● ACTION ITEM
Go through the material under this sentence. Return every line holding "curBase".

● DATA EXTRACT

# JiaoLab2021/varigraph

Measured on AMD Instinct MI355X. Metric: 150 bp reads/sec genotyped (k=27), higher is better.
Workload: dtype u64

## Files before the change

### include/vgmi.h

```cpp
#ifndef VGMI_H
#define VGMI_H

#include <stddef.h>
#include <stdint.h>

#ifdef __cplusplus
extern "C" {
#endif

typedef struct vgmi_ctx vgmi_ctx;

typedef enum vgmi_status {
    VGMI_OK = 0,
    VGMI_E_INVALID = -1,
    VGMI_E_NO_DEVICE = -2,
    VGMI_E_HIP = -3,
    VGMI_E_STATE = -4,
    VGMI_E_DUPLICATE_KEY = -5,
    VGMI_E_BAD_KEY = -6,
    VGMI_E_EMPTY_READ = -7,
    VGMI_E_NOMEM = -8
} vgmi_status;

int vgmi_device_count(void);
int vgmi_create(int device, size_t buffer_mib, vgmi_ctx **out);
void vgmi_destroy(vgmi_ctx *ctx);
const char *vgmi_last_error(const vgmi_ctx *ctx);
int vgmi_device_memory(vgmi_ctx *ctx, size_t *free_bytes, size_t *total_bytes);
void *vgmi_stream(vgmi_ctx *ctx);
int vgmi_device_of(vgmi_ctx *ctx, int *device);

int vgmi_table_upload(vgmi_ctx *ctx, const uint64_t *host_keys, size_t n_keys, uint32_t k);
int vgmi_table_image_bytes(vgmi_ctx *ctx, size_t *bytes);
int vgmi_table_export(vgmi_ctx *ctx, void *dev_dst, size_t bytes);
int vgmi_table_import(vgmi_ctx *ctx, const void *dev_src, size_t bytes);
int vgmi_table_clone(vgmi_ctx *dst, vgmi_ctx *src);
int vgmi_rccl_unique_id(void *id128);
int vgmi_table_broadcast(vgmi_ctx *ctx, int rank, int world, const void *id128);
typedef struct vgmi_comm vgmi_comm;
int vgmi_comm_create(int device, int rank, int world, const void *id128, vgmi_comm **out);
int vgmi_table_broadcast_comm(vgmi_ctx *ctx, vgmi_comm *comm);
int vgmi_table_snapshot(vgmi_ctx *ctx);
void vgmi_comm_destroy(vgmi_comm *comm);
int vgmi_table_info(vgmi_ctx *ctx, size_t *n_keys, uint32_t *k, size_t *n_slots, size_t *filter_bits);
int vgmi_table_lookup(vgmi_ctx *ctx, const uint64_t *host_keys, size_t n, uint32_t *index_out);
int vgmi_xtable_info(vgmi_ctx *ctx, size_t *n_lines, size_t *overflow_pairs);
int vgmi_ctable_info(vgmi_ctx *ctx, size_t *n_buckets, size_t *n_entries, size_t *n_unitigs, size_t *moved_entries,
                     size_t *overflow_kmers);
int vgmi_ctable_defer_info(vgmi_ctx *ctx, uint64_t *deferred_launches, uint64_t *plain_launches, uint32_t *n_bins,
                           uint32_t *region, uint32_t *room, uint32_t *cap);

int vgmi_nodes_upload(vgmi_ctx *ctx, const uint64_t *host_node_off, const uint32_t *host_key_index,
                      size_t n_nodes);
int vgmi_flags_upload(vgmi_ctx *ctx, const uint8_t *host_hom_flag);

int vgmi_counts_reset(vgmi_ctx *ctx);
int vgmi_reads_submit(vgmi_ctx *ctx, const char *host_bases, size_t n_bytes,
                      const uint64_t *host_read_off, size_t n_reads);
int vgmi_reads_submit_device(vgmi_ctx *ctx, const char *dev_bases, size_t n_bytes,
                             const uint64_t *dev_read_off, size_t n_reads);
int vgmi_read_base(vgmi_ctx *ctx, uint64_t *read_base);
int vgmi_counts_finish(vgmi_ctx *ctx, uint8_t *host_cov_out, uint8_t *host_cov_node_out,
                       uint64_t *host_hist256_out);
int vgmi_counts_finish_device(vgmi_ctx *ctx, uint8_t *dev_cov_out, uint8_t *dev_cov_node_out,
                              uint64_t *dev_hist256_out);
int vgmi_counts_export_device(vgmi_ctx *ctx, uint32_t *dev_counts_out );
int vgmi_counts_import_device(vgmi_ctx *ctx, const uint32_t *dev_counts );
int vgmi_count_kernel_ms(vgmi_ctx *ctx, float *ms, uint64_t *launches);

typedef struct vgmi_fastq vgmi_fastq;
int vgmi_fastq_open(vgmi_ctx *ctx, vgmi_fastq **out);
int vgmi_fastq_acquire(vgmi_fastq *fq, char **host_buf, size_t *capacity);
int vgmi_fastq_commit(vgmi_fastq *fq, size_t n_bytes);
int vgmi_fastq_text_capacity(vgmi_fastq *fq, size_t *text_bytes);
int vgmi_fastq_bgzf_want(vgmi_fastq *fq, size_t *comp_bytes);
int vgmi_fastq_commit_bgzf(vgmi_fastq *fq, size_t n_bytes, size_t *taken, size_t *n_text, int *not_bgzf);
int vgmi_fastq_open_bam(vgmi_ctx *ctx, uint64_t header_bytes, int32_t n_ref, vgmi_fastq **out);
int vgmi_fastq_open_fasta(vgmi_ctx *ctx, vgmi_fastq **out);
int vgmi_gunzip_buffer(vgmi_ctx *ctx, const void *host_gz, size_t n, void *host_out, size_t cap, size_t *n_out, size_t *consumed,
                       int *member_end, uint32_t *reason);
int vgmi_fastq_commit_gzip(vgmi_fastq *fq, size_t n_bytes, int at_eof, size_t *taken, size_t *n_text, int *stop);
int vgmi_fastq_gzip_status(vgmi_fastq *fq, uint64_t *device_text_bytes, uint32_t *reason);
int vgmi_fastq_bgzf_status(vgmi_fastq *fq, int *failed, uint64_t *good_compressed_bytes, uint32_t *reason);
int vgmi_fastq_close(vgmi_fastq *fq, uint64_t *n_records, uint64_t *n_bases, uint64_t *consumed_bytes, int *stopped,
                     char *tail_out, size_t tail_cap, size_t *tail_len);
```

* * *

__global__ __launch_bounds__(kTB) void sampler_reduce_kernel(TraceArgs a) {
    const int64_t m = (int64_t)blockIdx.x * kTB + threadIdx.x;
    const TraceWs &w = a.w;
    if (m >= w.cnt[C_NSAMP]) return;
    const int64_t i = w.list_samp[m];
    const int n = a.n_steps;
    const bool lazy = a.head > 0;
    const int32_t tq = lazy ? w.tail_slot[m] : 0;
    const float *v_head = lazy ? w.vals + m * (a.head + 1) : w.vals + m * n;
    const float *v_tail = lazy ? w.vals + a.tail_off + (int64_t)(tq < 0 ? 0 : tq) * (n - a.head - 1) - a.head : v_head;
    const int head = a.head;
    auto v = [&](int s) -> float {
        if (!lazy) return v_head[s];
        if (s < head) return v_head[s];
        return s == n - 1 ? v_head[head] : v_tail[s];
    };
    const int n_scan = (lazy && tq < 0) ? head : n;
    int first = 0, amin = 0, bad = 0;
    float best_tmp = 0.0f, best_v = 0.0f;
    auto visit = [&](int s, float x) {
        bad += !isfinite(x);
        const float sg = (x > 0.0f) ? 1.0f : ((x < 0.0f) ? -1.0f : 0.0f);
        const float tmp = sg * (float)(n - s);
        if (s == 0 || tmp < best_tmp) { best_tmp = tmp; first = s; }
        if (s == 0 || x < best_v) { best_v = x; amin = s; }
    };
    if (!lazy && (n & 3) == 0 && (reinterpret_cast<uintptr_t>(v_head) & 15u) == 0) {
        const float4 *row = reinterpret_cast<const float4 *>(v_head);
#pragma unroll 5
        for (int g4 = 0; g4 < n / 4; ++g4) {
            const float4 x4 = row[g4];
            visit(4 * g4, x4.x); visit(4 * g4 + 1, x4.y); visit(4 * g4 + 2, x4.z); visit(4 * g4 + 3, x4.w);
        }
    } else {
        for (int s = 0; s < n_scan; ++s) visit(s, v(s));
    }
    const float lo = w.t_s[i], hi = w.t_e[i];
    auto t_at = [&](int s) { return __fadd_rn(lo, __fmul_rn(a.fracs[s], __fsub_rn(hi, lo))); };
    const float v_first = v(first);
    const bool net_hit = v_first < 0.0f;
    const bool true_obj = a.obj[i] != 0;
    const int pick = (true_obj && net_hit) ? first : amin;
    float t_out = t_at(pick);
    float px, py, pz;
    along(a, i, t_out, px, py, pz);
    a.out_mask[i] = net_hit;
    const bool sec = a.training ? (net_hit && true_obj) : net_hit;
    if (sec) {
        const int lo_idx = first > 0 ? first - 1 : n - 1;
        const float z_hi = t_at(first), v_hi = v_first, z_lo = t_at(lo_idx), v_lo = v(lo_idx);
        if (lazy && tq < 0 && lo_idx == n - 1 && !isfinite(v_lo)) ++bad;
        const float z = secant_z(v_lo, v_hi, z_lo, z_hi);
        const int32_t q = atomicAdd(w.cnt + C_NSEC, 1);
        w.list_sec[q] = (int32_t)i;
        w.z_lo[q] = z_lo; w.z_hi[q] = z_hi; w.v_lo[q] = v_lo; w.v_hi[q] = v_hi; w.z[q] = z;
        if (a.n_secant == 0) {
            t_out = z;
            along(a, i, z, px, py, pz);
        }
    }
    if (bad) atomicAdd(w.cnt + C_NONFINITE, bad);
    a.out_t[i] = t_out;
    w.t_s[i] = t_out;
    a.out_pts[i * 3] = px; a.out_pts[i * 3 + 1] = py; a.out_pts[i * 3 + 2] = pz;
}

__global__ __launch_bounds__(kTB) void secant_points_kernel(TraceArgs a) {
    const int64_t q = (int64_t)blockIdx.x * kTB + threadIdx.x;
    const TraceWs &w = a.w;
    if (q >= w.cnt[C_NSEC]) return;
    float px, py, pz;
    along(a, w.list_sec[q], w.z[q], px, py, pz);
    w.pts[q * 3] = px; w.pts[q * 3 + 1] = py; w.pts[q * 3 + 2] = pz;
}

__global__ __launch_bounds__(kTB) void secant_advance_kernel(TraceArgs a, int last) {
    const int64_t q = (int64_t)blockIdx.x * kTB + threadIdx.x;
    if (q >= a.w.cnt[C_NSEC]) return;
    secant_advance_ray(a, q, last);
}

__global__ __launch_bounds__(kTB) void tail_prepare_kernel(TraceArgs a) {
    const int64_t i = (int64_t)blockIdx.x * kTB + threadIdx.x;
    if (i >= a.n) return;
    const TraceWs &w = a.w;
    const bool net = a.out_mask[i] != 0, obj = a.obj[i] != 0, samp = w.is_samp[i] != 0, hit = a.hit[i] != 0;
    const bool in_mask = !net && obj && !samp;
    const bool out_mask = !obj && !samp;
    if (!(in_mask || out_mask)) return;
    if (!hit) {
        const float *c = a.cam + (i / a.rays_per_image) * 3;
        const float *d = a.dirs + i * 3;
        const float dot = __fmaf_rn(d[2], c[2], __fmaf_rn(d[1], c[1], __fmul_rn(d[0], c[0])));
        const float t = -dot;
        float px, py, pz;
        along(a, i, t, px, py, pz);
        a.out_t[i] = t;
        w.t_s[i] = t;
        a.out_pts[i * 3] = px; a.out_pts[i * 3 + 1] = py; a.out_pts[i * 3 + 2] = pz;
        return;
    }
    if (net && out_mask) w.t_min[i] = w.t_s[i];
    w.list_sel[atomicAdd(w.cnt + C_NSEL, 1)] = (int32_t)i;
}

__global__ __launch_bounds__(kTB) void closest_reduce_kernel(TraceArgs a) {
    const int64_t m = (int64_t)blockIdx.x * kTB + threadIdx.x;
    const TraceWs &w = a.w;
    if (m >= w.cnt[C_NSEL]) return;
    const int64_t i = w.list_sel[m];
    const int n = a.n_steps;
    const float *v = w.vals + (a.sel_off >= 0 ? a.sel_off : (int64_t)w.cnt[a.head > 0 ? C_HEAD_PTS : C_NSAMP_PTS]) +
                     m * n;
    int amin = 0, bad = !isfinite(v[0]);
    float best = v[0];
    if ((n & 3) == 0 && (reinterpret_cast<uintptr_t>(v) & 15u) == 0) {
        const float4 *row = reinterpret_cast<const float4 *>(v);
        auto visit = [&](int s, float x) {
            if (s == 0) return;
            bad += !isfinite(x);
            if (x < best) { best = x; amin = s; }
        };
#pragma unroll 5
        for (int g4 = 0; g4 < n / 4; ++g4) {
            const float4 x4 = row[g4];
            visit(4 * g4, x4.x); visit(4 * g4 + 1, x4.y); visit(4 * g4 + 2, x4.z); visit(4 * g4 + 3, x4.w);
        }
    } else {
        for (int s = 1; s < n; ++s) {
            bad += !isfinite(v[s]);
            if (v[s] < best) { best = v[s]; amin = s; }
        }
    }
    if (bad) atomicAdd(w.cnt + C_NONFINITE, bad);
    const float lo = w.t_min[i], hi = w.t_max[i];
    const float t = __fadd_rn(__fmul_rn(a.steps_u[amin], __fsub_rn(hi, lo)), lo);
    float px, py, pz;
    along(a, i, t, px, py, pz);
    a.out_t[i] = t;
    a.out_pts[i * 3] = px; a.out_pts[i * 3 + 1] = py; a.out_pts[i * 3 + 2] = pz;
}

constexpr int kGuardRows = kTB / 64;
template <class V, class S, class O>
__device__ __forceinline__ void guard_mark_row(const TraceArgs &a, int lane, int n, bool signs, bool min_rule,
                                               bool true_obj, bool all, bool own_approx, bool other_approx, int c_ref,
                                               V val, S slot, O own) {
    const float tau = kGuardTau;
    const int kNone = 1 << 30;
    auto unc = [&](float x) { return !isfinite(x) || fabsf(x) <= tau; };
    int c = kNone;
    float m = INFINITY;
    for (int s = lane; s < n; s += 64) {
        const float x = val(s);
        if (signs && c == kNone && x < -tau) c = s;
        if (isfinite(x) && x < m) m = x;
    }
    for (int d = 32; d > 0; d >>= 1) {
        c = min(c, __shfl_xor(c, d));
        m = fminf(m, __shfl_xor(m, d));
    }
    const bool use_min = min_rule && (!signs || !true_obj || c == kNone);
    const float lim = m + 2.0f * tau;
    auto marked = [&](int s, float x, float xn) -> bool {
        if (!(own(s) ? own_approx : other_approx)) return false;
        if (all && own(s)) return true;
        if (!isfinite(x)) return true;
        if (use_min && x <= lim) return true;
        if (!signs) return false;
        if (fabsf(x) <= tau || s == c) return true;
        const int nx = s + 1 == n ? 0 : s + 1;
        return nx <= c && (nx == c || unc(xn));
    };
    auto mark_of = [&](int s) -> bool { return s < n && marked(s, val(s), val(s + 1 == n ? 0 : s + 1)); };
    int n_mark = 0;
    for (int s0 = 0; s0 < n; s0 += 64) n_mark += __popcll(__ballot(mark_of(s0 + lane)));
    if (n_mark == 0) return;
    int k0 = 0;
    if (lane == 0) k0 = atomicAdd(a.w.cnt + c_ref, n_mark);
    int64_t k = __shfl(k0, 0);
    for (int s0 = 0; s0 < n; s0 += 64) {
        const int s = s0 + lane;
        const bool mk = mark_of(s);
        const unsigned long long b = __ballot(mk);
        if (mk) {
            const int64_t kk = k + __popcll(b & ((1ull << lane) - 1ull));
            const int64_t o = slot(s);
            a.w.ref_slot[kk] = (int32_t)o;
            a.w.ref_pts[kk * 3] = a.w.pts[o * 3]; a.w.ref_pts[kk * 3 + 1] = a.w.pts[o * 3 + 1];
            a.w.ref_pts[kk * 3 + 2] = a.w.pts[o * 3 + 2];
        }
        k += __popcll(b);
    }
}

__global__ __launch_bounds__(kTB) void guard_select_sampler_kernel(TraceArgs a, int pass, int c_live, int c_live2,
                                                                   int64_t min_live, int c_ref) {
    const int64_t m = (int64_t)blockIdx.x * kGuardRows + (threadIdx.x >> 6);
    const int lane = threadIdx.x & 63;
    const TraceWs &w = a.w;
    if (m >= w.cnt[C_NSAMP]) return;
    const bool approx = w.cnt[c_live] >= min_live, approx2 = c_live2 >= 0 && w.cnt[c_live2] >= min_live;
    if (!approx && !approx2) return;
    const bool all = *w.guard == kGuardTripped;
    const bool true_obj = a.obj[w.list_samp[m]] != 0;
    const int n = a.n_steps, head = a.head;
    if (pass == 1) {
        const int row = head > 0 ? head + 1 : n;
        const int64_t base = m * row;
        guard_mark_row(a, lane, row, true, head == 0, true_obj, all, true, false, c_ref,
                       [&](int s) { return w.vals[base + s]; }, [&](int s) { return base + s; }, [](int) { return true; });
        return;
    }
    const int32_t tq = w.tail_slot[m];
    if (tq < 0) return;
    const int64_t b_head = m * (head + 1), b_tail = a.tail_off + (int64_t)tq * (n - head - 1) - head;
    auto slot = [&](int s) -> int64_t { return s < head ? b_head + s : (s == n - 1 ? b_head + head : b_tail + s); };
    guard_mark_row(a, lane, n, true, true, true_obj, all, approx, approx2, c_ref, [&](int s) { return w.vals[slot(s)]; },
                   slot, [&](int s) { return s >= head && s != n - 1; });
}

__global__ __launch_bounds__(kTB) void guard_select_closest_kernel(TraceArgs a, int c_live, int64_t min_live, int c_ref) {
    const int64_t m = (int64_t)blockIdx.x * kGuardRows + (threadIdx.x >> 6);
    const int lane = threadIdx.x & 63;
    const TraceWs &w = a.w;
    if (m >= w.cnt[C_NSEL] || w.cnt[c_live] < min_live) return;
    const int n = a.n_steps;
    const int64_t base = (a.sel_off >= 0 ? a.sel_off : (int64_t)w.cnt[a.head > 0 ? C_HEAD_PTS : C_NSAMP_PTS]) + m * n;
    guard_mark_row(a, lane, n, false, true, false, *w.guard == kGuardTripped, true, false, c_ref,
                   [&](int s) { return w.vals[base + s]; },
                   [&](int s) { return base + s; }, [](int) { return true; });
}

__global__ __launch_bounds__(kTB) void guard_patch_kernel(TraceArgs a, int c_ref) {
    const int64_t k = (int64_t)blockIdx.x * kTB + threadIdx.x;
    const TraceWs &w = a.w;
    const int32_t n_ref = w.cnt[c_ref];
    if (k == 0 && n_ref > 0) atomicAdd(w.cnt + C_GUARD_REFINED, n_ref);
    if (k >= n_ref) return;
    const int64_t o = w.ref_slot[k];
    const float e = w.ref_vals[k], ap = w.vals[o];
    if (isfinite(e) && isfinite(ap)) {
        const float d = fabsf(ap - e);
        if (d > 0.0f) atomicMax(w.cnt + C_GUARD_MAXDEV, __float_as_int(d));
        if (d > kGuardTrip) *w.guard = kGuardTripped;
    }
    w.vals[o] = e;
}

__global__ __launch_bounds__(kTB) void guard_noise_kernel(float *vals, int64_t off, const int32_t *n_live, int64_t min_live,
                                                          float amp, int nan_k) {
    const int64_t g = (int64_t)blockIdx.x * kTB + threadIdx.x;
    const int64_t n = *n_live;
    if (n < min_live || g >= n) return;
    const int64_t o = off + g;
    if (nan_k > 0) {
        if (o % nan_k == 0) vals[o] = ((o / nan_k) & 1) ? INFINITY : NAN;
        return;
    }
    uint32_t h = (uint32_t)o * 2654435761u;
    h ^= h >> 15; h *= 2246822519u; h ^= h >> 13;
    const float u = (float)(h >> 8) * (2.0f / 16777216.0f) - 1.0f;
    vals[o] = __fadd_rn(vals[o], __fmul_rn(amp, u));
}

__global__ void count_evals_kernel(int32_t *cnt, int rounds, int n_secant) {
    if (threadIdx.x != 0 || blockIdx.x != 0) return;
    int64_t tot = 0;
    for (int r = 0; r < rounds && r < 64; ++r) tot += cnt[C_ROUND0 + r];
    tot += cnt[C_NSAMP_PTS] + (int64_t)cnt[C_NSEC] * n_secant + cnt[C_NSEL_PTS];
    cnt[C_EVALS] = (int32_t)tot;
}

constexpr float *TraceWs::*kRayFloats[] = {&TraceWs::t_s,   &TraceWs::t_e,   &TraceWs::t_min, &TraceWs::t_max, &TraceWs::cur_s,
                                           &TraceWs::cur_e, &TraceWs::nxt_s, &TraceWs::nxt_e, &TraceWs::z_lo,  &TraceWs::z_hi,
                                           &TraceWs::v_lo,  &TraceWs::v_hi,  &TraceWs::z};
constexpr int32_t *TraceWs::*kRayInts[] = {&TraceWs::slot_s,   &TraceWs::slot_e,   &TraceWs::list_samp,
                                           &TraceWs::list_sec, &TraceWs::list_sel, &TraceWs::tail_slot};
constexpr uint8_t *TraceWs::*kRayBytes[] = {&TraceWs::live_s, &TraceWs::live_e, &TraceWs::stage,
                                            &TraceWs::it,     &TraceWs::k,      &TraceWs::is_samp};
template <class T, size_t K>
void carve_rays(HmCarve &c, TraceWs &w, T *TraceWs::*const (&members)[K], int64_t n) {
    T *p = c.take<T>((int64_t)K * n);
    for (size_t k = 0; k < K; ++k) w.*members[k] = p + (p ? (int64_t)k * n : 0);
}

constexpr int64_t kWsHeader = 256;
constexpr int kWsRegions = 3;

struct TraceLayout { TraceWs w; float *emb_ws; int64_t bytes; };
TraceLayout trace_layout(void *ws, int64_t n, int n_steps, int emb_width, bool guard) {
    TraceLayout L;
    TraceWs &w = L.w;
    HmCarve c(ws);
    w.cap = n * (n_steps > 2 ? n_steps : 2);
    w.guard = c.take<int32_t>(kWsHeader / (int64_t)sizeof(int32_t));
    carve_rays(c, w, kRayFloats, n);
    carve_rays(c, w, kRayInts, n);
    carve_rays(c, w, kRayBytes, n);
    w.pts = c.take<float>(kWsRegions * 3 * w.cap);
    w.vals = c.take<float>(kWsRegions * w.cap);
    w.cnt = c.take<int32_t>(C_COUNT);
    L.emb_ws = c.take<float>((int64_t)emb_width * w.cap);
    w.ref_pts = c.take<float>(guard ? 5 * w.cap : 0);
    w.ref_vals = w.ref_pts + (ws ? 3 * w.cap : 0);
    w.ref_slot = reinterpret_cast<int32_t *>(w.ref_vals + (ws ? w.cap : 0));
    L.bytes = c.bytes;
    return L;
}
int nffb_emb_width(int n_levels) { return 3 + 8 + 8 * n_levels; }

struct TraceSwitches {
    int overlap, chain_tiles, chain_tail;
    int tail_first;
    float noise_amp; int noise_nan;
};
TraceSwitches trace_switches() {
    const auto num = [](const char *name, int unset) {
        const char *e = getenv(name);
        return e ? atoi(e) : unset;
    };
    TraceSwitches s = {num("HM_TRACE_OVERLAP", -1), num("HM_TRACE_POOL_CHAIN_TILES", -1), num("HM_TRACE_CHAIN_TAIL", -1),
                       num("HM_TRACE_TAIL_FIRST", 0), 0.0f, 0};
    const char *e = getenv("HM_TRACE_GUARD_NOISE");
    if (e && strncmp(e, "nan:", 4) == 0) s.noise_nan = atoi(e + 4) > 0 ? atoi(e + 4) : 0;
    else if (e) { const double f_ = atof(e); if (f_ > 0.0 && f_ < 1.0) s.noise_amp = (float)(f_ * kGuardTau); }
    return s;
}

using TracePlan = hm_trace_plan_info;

* * *

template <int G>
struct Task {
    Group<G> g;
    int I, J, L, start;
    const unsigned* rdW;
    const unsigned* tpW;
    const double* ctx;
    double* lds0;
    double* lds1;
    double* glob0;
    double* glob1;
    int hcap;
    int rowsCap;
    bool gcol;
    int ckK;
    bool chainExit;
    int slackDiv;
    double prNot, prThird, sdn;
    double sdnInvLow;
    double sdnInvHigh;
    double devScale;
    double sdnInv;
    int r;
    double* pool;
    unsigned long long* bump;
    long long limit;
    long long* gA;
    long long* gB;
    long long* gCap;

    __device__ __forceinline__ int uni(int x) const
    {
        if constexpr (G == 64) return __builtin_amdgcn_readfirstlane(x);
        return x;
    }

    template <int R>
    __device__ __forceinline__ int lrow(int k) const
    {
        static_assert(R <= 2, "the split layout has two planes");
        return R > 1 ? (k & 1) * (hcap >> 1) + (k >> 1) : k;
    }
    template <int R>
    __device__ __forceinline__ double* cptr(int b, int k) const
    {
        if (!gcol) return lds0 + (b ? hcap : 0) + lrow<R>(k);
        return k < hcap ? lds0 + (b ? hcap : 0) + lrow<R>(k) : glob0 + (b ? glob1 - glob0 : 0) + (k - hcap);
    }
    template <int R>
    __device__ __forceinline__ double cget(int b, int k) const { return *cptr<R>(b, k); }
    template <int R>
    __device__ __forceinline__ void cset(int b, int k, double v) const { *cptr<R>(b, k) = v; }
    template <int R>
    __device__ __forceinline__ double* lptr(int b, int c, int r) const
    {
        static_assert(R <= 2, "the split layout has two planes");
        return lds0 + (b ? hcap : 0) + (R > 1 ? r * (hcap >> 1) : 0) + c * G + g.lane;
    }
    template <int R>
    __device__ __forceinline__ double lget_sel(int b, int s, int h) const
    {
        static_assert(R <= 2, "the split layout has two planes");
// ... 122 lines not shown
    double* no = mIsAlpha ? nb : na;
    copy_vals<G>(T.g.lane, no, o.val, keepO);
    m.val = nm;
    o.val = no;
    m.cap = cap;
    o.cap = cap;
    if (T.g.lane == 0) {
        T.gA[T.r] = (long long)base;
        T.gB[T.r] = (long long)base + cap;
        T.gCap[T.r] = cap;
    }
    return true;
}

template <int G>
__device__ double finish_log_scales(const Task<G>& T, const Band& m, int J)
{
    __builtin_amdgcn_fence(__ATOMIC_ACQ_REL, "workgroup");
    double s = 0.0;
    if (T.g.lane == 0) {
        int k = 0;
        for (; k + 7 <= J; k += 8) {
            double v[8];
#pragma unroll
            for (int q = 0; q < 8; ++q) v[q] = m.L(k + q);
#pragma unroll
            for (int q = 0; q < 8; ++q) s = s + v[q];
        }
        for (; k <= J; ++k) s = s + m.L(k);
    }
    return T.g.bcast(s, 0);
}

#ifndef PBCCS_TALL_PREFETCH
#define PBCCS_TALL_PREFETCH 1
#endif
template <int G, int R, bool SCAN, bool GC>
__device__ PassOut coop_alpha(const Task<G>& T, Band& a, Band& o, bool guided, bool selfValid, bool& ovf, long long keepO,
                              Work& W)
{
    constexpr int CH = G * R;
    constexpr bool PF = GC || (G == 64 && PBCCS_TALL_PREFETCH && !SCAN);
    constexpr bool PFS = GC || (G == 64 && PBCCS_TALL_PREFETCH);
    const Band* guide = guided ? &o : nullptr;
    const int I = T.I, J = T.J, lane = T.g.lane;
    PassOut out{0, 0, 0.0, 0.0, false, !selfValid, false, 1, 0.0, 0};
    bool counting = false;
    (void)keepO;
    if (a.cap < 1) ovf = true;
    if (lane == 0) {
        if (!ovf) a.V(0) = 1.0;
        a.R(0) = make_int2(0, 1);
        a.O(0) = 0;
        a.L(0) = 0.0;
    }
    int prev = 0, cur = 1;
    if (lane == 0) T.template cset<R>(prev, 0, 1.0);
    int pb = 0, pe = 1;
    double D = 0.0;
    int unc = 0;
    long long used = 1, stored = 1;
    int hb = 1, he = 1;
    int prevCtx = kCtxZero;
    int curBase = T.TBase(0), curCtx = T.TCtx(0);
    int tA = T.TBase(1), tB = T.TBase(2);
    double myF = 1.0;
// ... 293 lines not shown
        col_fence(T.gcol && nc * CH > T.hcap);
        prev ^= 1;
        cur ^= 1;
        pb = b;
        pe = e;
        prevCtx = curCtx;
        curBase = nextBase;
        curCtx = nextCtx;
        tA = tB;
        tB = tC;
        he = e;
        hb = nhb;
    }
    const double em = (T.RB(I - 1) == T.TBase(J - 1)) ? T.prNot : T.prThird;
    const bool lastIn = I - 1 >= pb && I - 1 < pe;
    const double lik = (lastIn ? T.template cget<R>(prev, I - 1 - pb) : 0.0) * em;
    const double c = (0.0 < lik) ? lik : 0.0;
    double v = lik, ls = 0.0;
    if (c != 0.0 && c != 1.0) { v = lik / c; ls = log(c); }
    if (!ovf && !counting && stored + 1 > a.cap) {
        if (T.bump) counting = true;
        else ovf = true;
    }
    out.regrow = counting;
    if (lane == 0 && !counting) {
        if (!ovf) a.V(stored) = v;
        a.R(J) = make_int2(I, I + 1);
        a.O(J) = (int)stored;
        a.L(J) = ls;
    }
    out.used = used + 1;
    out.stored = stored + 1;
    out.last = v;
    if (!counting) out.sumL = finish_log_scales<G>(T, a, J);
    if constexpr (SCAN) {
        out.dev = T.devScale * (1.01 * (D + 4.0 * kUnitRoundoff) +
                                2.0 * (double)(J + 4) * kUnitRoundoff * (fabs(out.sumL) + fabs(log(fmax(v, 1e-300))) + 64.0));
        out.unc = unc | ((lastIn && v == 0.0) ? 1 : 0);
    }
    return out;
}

● PROBLEM SOLUTION
    int curBase = T.TBase(0), curCtx = T.TCtx(0);
        curBase = nextBase;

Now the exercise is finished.